On him hinge the South African hopes. 

In the morning and afternoon, Kagiso Rabada and Marco Jensen impressed as India was dismissed for 174 in its second innings.

There was pace, lift and movement around the off-stump as Rabada scalped four.  

Jansen's tall, high arm action draws natural bounce from a left-armer’s angle. If he develops the ball that shapes into the right-hander, he could be a handful. The debutant took four wickets.

Lungi Ngidi too chipped in, consuming K.L. Rahul with a delivery of extra bounce and away-swing. Rahul, going for a `release’ shot, after being tied down, edged into the cordon.

Cheteshwar Pujara, put down at mid-wicket by Rabada when he flicked Ngidi uppishly, was rather unluckily caught, nicking Ngidi down the leg-side.

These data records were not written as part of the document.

__device__ __noinline__ void pair_resolve(const ScanParams &p, uint32_t sring, unsigned int head, unsigned int n) {
    const int lane = threadIdx.x & 31;
    const uint32_t lt_mask = (1u << lane) - 1u;
    bool hit = false;
    int32_t rh = 0, re = 0, rk = 0;
    if ((unsigned)lane < n) {
        const uint32_t amask = (1u << p.logA) - 1u;
        const uint2 e = lds64(sring + (((head + (unsigned)lane) & (kPairRing - 1u)) << 3));
        const long long q = p.seg_begin + (long long)e.x;
        uint32_t tq[6];
        load_text(p, q, tq);
        uint32_t slot = e.y >> (32 - p.logA);
        uint4 e0 = __ldg(p.anchors + 2 * (size_t)slot), e1 = __ldg(p.anchors + 2 * (size_t)slot + 1);
        while (e0.x != 0u && e0.x != e.y) {
            slot = (slot + 1) & amask;
            e0 = __ldg(p.anchors + 2 * (size_t)slot);
            e1 = __ldg(p.anchors + 2 * (size_t)slot + 1);
        }
        if (e0.x != 0u) {
            if ((int32_t)e0.y >= 0 && (e0.z & 0x100ffu) == 0x10000u) {
                const uint32_t kw[5] = {e0.w, e1.x, e1.y, e1.z, e1.w};
                const int len = (int)((e0.z >> 8) & 0xffu);
                long long h, hs, he;
                find_haystack(p, q, h, hs, he);
                hit = q + len <= he && text_equals(tq, q, len, kw);
                rh = (int32_t)h;
                re = (int32_t)(((q + len - hs) >> p.letter_shift) - 1);
                rk = (int32_t)e0.y;
            } else {
                pair_resolve_general(p, q, e.y, slot, e0, e1);
            }
        }
    }
    const unsigned mh = __ballot_sync(kFull, hit);
    if (mh) {
        unsigned long long base = 0;
        if (lane == 0) base = atomicAdd(p.count, (unsigned long long)__popc(mh));
        base = __shfl_sync(kFull, base, 0) + (unsigned long long)__popc(mh & lt_mask);
        if (hit && base < (unsigned long long)p.cap) { acb_match m; m.hay_id = rh; m.end_index = re; m.key_id = rk; p.out[base] = m; }
    }
}

__device__ __forceinline__ uint32_t probe_pair_run(uint32_t acc, uint32_t sbm, uint32_t n_words, uint32_t four, const uint32_t (&R)[5], uint32_t mulp) {
#pragma unroll
    for (int x = 0; x < 16; x += 2) {
#ifdef ACB_EXP_L1_NOWIDE
        const uint32_t hc = window(R, x + 1) * mulp, hb = hc >> 7;
#else
        const unsigned long long pr = mul_wide(window(R, x + 1), mulp);
        const uint32_t hc = (uint32_t)pr, hb = (uint32_t)(pr >> 32);
#endif
#ifdef ACB_EXP_L1_SHIFTIDX
        const uint32_t waddr = (hc >> 17) * four + sbm;
#else
        const uint32_t waddr = __umulhi(hc, n_words) * four + sbm;
#endif
#ifdef ACB_EXP_L1_NOLDS
        const uint32_t word = waddr;
#else
        const uint32_t word = lds_bitmap(waddr);
#endif
        const uint32_t ta = __funnelshift_l(0u, word, window(R, x));
        const uint32_t tb = __funnelshift_l(0u, word, hb);
#ifdef ACB_L1_CARRY
        asm("{ .reg .u32 t2; add.cc.u32 t2, %1, %1; addc.u32 %0, %0, %0; add.cc.u32 t2, %2, %2; addc.u32 %0, %0, %0; }"
            : "+r"(acc) : "r"(ta), "r"(tb));
#else
        acc = __funnelshift_l(ta, acc, 1);
        acc = __funnelshift_l(tb, acc, 1);
#endif
    }
    return acc;
}
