template <bool BIG, bool REC = false>
__device__ __forceinline__ void k1r_body(const uint8_t *__restrict__ in, uint64_t n, uint32_t unit,
                                         uint32_t hdr_mode, uint64_t header_value,
                                         uint2 *__restrict__ tokens, uint32_t tok_cap,
                                         uint32_t *__restrict__ ntok_out, uint32_t *__restrict__ sizes,
                                         uint32_t *__restrict__ seg_off, uint32_t segs, const K1Record rec = {})
{
    constexpr int W = SNAPPY_K1R_WINDOW;
    constexpr uint32_t DMAX = BIG ? SNAPPY_K1R_DMAX64 : SNAPPY_K1R_DMAX;
    static_assert(SNAPPY_K1R_LSMIN >= 4 && SNAPPY_K1R_LSMIN <= 32, "lane-space rounds need skip < 64 - 3");
    static_assert(DMAX >= 2 && DMAX <= 16, "DMAX: 2..16 (kcap <= 15 keeps the lane masks in range)");
    constexpr uint32_t kSlots = kTable + 1;
    constexpr uint32_t kTagBase = 2 * kSlots + 6;
    __shared__ __attribute__((aligned(16))) uint8_t tbl_[kTagBase + kSlots + 7];
    constexpr uint32_t kDummy = 2 * kTable;
    auto *const tbl = (__attribute__((address_space(3))) uint8_t *)tbl_;
#define TBL_READ3(adr)                                                                              \
    ({                                                                                             \
        const uint32_t _a = (adr);                                                                 \
        u16x2 _v;                                                                                  \
        _v.x = *(__attribute__((address_space(3))) uint16_t *)(tbl + _a);                          \
        _v.y = (uint16_t)tbl[(_a >> 1) + kTagBase];                                                \
        __builtin_bit_cast(uint32_t, _v);                                                          \
    })
#define TBL_WRITE3(adr, word)                                                                       \
    do {                                                                                           \
        const uint32_t _a = (adr), _w = (word);                                                    \
        *(__attribute__((address_space(3))) uint16_t *)(tbl + _a) = (uint16_t)_w;                   \
        tbl[(_a >> 1) + kTagBase] = (uint8_t)(_w >> 16);                                           \
    } while (0)
#define TBL_ADR(h) (2 * (h))
#define TBL_READ_ENT(adr)                                                                           \
    do {                                                                                           \
        const uint32_t _a = (adr);                                                                 \
        ent = *(__attribute__((address_space(3))) uint16_t *)(tbl + _a);                           \
        ent_t = tbl[(_a >> 1) + kTagBase];                                                         \
    } while (0)
#define TBL_READ(h) TBL_READ3(2 * (h))
#define TBL_WRITE(s, word) TBL_WRITE3(2 * (s), word)
#define TAG_OF(v) __builtin_amdgcn_ubfe((v) * kMul, shift - 8, 8)
#define TBL_INSERT(cond) TBL_WRITE3((cond) ? adr : kDummy, word)
#define LDS_ORDER() asm volatile("" ::: "memory")
#define TAG_EQ(e, w) ((((e) ^ (w)) & 0xFF0000u) == 0)
    const uint32_t lane = threadIdx.x;
    const uint32_t u = REC ? rec.u : blockIdx.x;
    const uint64_t base = REC ? 0 : (uint64_t)u * unit;
    const uint32_t L = REC ? rec.L : (uint32_t)((n - base) < unit ? (n - base) : unit);
    const uint8_t *src = REC ? rec.src : in + base;
#ifdef SNAPPY_K1R_STATS
    const uint64_t t_start = clock64();
    (void)t_start;
#endif

    v32 g0, g1, g2, g3;
    const bool aligned = ((reinterpret_cast<uintptr_t>(src) & 3) == 0);
    auto load_dw = [&](uint32_t k) -> uint32_t {
        const uint32_t b = 4 * k;
        uint32_t w = 0;
        if (b + 4 <= L && aligned) {
            w = __builtin_nontemporal_load(reinterpret_cast<const uint32_t *>(src + b));
        } else if (b < L) {
            for (uint32_t k = 0; k < 4; k++)
                if (b + k < L) w |= (uint32_t)src[b + k] << (8 * k);
        }
        return w;
    };
    auto load_word = [&](uint32_t i) -> uint32_t { return load_dw(64 * i + lane); };
#pragma unroll
    for (int i = 0; i < (int)kRegs; i++) {
        const uint32_t w = load_word(i);
        if (i < 32) g0[i] = w;
        else if (i < 64) g1[i - 32] = w;
        else if (i < 96) g2[i - 64] = w;
        else g3[i - 96] = w;
    }

    uint32_t seg_hi = kRegs;
#ifdef SNAPPY_K1R_STATS
    uint32_t n_farc = 0, n_reload = 0;
#define K1R_COUNT(x) (x)++
#else
#define K1R_COUNT(x) do { } while (0)
#endif
    __shared__ uint32_t ring_stage[64];
    uint32_t staged = 0;
    auto stage = [&](uint32_t sg) {
        if constexpr (BIG) {
            staged = 0;
            if (aligned && 256 * (sg + 1) <= L) {
                const uint32_t lds = (uint32_t)(uintptr_t)(__attribute__((address_space(3))) uint32_t *)ring_stage;
                uint32_t m0_save, voff;
                asm volatile("s_mov_b32 %0, m0\n\ts_mov_b32 m0, %2\n\tv_lshlrev_b32 %1, 2, %3\n\t"
                             "global_load_lds_dword %1, %4\n\ts_mov_b32 m0, %0"
                             : "=&s"(m0_save), "=&v"(voff)
                             : "s"(lds), "v"(lane), "s"(src + 256 * sg)
                             : "memory");
                staged = sg + 1;
            }
        }
    };
    stage(seg_hi);
    auto ring_to = [&](uint32_t need, auto pf) {
        if constexpr (BIG) {
            if (__builtin_expect(need <= seg_hi, 1)) return;
            uint32_t sg = need - seg_hi > kRegs ? need - kRegs : seg_hi;
            if (decltype(pf)::value && staged == sg + 1) {
                asm volatile("s_waitcnt vmcnt(0)" ::: "memory");
                const uint32_t lds = (uint32_t)(uintptr_t)(__attribute__((address_space(3))) uint32_t *)ring_stage;
                uint32_t w;
                asm volatile("v_lshl_add_u32 %0, %1, 2, %2\n\tds_read_b32 %0, %0\n\ts_waitcnt lgkmcnt(0)"
                             : "=&v"(w) : "v"(lane), "s"(lds) : "memory");
                REG_SET_V(sg & (kRegs - 1), w);
                sg++;
            }
// ... 938 lines not shown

The action was engrossing. Virat Kohli survived a vociferous shout for leg-before when he played around an incoming ball from Rabada. 

As it happened

Kohli fell soon after lunch, his run of indifferent form continuing. This time he was, fatally, drawn like a moth to fire to a widish delivery angled across him from Jansen. 

There are problem areas in Kohli’s batting. He shuffles across and appears vulnerable to deliveries darting in, is also unsure around the off-stump. 

Rahane looked in good touch again and he launched into Jansen, square-driving, hooking and cover-driving the paceman. 

However, Rahane was unable to consolidate, failing to keep a hook off Jansen down.     

The left-handed Rishabh Pant, the X factor, cut Jansen furiously to the fence.

Rabada took out R. Ashwin with a mean lifter but Pant was unfazed, hammering support seamer Wiaan Mulder to the extra cover fence.

Pant’s bustling run-a-ball 34 - he eventually miscued a pull off Rabada - was the principal reason India set a target beyond 300.